Start of Block

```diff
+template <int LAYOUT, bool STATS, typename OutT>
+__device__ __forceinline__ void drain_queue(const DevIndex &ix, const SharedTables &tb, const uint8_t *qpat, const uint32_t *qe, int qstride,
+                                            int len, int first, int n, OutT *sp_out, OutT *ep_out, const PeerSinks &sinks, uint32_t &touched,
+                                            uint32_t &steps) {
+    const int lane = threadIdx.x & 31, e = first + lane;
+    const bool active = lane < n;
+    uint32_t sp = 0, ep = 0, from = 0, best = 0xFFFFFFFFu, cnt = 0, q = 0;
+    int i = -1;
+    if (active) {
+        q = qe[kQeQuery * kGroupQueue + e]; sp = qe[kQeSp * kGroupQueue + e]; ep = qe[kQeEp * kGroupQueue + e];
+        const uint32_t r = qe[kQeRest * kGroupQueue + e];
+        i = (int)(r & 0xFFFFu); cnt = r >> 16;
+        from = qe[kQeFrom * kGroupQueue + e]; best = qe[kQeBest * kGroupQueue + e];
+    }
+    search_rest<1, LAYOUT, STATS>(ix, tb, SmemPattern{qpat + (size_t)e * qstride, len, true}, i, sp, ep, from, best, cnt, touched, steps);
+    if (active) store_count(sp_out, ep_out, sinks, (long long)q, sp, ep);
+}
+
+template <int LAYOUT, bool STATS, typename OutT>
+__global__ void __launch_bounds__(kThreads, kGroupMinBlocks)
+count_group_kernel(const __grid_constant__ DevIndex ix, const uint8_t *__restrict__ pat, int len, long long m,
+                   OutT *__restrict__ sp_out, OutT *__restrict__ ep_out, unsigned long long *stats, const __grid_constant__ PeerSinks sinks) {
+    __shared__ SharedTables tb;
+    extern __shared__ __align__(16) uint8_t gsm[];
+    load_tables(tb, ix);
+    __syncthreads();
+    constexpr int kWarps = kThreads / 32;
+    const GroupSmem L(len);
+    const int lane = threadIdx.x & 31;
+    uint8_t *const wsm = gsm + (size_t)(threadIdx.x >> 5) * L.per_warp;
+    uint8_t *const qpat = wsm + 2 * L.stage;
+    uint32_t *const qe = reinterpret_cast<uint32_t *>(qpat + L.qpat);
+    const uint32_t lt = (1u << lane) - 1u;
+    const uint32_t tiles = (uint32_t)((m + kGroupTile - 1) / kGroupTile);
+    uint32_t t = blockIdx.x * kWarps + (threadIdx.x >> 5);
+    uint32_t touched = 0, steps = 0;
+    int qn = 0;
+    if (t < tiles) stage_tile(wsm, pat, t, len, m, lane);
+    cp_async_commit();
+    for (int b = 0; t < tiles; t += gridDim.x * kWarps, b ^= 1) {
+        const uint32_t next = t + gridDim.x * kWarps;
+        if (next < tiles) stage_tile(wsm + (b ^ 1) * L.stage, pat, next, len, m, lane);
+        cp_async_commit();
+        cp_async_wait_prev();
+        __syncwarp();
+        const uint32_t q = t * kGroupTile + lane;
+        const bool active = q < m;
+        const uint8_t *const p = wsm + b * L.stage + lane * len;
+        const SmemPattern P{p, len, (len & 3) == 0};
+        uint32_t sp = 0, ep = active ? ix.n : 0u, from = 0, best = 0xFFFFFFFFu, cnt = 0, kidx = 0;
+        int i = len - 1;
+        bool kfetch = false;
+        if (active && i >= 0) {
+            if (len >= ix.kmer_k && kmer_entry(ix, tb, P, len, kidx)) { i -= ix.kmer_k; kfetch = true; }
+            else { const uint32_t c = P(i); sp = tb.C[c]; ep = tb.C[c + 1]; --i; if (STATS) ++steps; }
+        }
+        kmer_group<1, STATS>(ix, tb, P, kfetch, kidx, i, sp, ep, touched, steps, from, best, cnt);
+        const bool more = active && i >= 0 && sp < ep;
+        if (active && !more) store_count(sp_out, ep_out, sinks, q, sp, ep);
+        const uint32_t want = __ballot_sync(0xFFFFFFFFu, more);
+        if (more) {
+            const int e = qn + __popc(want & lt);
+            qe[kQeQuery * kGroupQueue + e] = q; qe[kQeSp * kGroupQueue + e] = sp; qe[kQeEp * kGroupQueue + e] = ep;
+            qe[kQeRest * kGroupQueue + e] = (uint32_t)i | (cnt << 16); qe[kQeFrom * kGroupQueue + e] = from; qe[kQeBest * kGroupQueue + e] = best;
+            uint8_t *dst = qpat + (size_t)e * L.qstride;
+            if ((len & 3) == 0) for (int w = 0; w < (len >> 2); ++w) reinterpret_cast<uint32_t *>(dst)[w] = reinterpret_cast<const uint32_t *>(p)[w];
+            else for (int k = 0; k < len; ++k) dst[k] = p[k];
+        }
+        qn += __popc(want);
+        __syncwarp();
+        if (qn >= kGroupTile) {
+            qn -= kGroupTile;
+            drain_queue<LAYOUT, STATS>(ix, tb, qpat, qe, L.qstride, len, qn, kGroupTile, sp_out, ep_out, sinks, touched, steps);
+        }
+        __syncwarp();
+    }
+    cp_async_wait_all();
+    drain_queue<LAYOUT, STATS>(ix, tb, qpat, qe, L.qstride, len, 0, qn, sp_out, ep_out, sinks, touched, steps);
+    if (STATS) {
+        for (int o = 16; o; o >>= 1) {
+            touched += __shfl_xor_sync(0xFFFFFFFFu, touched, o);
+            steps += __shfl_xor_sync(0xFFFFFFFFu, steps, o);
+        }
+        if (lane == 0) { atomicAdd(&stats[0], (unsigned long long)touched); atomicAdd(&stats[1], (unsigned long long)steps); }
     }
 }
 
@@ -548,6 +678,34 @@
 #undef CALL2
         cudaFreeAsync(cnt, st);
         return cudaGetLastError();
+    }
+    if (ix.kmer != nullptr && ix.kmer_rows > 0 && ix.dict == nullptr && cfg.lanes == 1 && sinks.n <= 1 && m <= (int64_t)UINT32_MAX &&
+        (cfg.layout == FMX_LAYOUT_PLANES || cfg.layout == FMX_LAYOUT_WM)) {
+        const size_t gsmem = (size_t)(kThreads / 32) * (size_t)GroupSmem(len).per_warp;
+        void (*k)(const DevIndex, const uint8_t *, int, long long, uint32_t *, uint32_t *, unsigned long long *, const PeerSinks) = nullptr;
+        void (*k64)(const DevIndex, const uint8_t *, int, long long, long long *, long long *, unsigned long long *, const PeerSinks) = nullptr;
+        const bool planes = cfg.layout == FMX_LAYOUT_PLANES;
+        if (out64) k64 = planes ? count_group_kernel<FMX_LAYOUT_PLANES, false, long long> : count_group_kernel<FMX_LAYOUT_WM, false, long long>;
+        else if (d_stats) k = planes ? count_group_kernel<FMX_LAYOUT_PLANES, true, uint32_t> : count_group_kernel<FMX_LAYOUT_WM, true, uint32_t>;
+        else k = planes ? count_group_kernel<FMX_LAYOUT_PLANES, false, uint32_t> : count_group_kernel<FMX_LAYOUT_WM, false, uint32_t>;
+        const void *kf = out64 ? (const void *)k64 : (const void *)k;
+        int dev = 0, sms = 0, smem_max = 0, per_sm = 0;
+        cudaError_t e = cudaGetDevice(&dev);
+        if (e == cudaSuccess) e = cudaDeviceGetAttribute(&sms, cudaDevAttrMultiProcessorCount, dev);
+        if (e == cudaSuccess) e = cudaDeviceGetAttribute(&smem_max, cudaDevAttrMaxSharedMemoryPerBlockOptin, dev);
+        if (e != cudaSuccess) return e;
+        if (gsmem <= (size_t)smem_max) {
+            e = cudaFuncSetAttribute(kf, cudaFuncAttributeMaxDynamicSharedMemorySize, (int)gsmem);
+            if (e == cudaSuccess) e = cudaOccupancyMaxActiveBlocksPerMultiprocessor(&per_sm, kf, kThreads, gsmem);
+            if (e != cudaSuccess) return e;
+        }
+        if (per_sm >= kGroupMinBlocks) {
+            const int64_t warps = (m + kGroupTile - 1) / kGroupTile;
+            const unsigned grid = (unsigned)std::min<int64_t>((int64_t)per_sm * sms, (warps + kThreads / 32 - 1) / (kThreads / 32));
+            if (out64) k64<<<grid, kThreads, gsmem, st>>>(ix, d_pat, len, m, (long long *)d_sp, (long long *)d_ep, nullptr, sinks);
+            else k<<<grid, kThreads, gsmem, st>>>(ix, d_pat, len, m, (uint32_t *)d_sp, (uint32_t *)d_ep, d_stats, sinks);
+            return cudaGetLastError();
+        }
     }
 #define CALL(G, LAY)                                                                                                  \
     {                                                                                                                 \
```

End of Block

> WHAT IS NEEDED
Find all lines in the records that hold the word "OutT". Copy them.

> EXERCISE OUTPUT
+template <int LAYOUT, bool STATS, typename OutT>
+                                            int len, int first, int n, OutT *sp_out, OutT *ep_out, const PeerSinks &sinks, uint32_t &touched,
+template <int LAYOUT, bool STATS, typename OutT>
+                   OutT *__restrict__ sp_out, OutT *__restrict__ ep_out, unsigned long long *stats, const __grid_constant__ PeerSinks sinks) {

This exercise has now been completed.